“Nothing in this country, my dear sir! positively nothing. Why, there was Titus, my neighbour in the country—when will you come down to Newcome?—who married a devilish pretty girl, of very good family, too, Miss Burgeon, one of the Devonshire Burgeons. He looks, I am sure, twenty years older than you do. Why should not you do likewise?”
“Because I like to remain single, and want to leave Clive a rich man. Look here, Barnes, you know the value of our bank shares, now?”

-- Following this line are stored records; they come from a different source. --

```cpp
typedef struct yt8m_gemm_problem {
  int64_t M, N, K;
  const void* A; int64_t lda;
  const void* B; int64_t ldb;
  float* C; int64_t ldc;
  const float* bias;
  float beta;
} yt8m_gemm_problem;
int64_t yt8m_gemm_workspace_bytes(void);
int yt8m_gemm_f32_grouped(int transA, int transB, int nprob, const yt8m_gemm_problem* probs, void* workspace,
                          int64_t workspace_bytes, yt8m_stream_t stream);
int yt8m_gemm_bf16_nt_grouped(int nprob, const yt8m_gemm_problem* probs, void* workspace, int64_t workspace_bytes,
                              yt8m_stream_t stream);
int64_t yt8m_x3_image_bytes(int64_t rows, int64_t K);
int yt8m_x3_split(const float* src, int64_t R, int64_t C, int64_t ld, float scale, void* plain, void* trans, yt8m_stream_t stream);
int yt8m_gemm_x3_nt_grouped(int nprob, const yt8m_gemm_problem* probs, void* workspace, int64_t workspace_bytes,
                            yt8m_stream_t stream);
int yt8m_h2_split(const float* src, int64_t R, int64_t C, int64_t ld, float scale, const float* dscale, void* plain, void* trans,
                  float* colpart, yt8m_stream_t stream);
int yt8m_h2_absmax(const float* src, int64_t R, int64_t C, int64_t ld, void* word, yt8m_stream_t stream);
int yt8m_h2_degraded(uint64_t* counts, int reset, yt8m_stream_t stream);
int yt8m_h2_split_dropout(const float* src, int64_t R, int64_t C, float scale, const float* dscale, void* plain, void* trans,
                          float keep_prob, uint64_t seed, int64_t offset, yt8m_stream_t stream);
int yt8m_h2_split_rowmax(const float* src, int64_t R, int64_t C, int64_t ld, const void* rowmax, float* inv, void* plain,
                         yt8m_stream_t stream);
int yt8m_h2_split_ex(const float* src, int64_t R, int64_t C, int64_t ld, float scale, const void* dscale, const float* rowscale, void* plain,
                     void* trans, void* trans_scaled, float* colpart, float* colpart_scaled, yt8m_stream_t stream);
int yt8m_gemm_h1x2_nt_ex(int64_t M, int64_t N, int64_t K, const void* A1, int64_t ska, const void* B2, int64_t skb, float* C, int64_t ldc,
                         const float* bias, float alpha, const void* dsb, const float* rowscale, const float* colsum, float colsum_scale,
                         float beta, void* workspace, int64_t workspace_bytes, yt8m_stream_t stream);
int yt8m_h2_rowscales(const float* src, int64_t R, int64_t C, int64_t ld, float* S, float* inv, yt8m_stream_t stream);
int yt8m_h2_split_rows(const float* src, int64_t R, int64_t C, int64_t ld, const float* S, void* plain, yt8m_stream_t stream);
int yt8m_gemm_h2_nt_ex(int64_t M, int64_t N, int64_t K, const void* A2, int64_t ska, const void* B2, int64_t skb, float* C, int64_t ldc,
                       const float* bias, float alpha, const void* dsa, const void* dsb, const float* rowscale, float beta, void* workspace,
                       int64_t workspace_bytes, yt8m_stream_t stream);
int yt8m_timepool_max_f32(const float* y, int64_t F, int64_t B, int64_t N, int64_t ldy, float* out, int32_t* idx, int64_t ldo,
                          yt8m_stream_t stream);
int yt8m_timepool_shiftmax_f32(const float* z, int64_t F, int64_t B, int64_t ldz, int nfilt, const int32_t* fs, const int32_t* ncol, float* out,
                               int32_t* idx, int64_t ldo, yt8m_stream_t stream);
int yt8m_u8_cnn_pool_dw(const uint8_t* q, const float* r_tm, const int32_t* idx, const float* g, int64_t ldg, int64_t B, int64_t F, int64_t D,
                        int64_t N, int64_t fs, float* dW, float beta, yt8m_stream_t stream);
int yt8m_f32_cnn_pool_dw(const float* x, int64_t ldx, const int32_t* idx, const float* g, int64_t ldg, int64_t B, int64_t F, int64_t D,
                         int64_t N, int64_t fs, float* dW, int64_t lddw, float beta, yt8m_stream_t stream);
// ... 345 lines not shown
  int32_t input_u8;
  float forget_bias;
  int32_t fwd_chunks;
  int32_t bwd_chunks;
  int32_t need_dx;
  float input_keep_prob;
  int32_t reserved0;
  uint64_t dropout_seed[8];
} yt8m_lstm_stack_desc;
int yt8m_lstm_stack_supported(const yt8m_lstm_stack_desc* desc);
int64_t yt8m_lstm_stack_tape_bytes(const yt8m_lstm_stack_desc* desc);
int64_t yt8m_lstm_stack_scratch_bytes(const yt8m_lstm_stack_desc* desc);
int yt8m_lstm_stack_partition(const yt8m_lstm_stack_desc* desc, int* fwd_chunks, int* bwd_chunks);
int yt8m_lstm_stack_streams(int L, yt8m_stream_t* layer_streams, yt8m_stream_t* wgrad_stream);
int yt8m_lstm_stack_fwd(const yt8m_lstm_stack_desc* desc, const void* x, const int32_t* num_frames, const float* const* W,
                        const float* const* b, void* tape, int64_t tape_bytes, void* scratch, int64_t scratch_bytes,
                        yt8m_stream_t stream);
int yt8m_lstm_stack_view(const yt8m_lstm_stack_desc* desc, void* tape, int layer, int which, float** out);
int yt8m_lstm_stack_bwd(const yt8m_lstm_stack_desc* desc, const void* x, const int32_t* num_frames, const float* const* W, void* tape,
                        int64_t tape_bytes, void* scratch, int64_t scratch_bytes, const float* dout_top,
                        const float* const* dc_final, const float* const* dh_final, float* const* dW, float* const* db,
                        const float* beta_W, const float* beta_b, float* dx, yt8m_stream_t stream);
int yt8m_lstm_stack_status(const yt8m_lstm_stack_desc* desc, void* scratch, yt8m_stream_t stream);
int yt8m_lstm_stack_layer_done_wait(int layer, yt8m_stream_t stream);
int yt8m_lstm_stack_use_streams(int set, int* previous);
typedef void (*yt8m_stream_hook)(void* user, yt8m_stream_t stream);
int yt8m_lstm_stack_set_prep_hook(yt8m_stream_hook hook, void* user);
typedef struct yt8m_opt_ranges {
  float* w;
  float* m;
  float* v;
  const float* g;
  const int32_t* chunks;
  const int32_t* tensor_chunk_start;
  const int32_t* tensor_chunk_start_host;
  const float* l2;
  float* partial;
  float* norms;
  const uint8_t* skip_tensor;
  const yt8m_wimg_job* jobs;
  const int32_t* job_tensor_host;
  const int64_t* job_tile_base_host;
  int32_t njobs;
  int32_t nranges;
  int32_t range_lo[8], range_hi[8];
  float gscale, clip, lr_t, beta1, beta2, eps;
// ... 211 lines not shown
```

“Indeed I do; rather speculative; but of course I know what some sold for last week,” says Barnes.
“Suppose I realise now. I think I am worth six lakhs. I had nearly two from my poor father. I saved some before and since I invested in this affair; and could sell out to-morrow with sixty thousand pounds.”
“A very pretty sum of money, Colonel,” says Barnes.
“I have a pension of a thousand a year.”
“My dear Colonel, you are a capitalist! we know it very well,” remarks Sir Barnes.
“And two hundred a year is as much as I want for myself,” continues the capitalist, looking into the fire, and jingling his money in his pockets. “A hundred a year for a horse; a hundred a year for pocket-money, for I calculate, you know, that Clive will give me a bedroom and my dinner.”
“He! he! If your son won’t, your nephew will, my dear Colonel!” says the affable Barnes, smiling sweetly.
“I can give the boy a handsome allowance, you see,” resumes Thomas Newcome.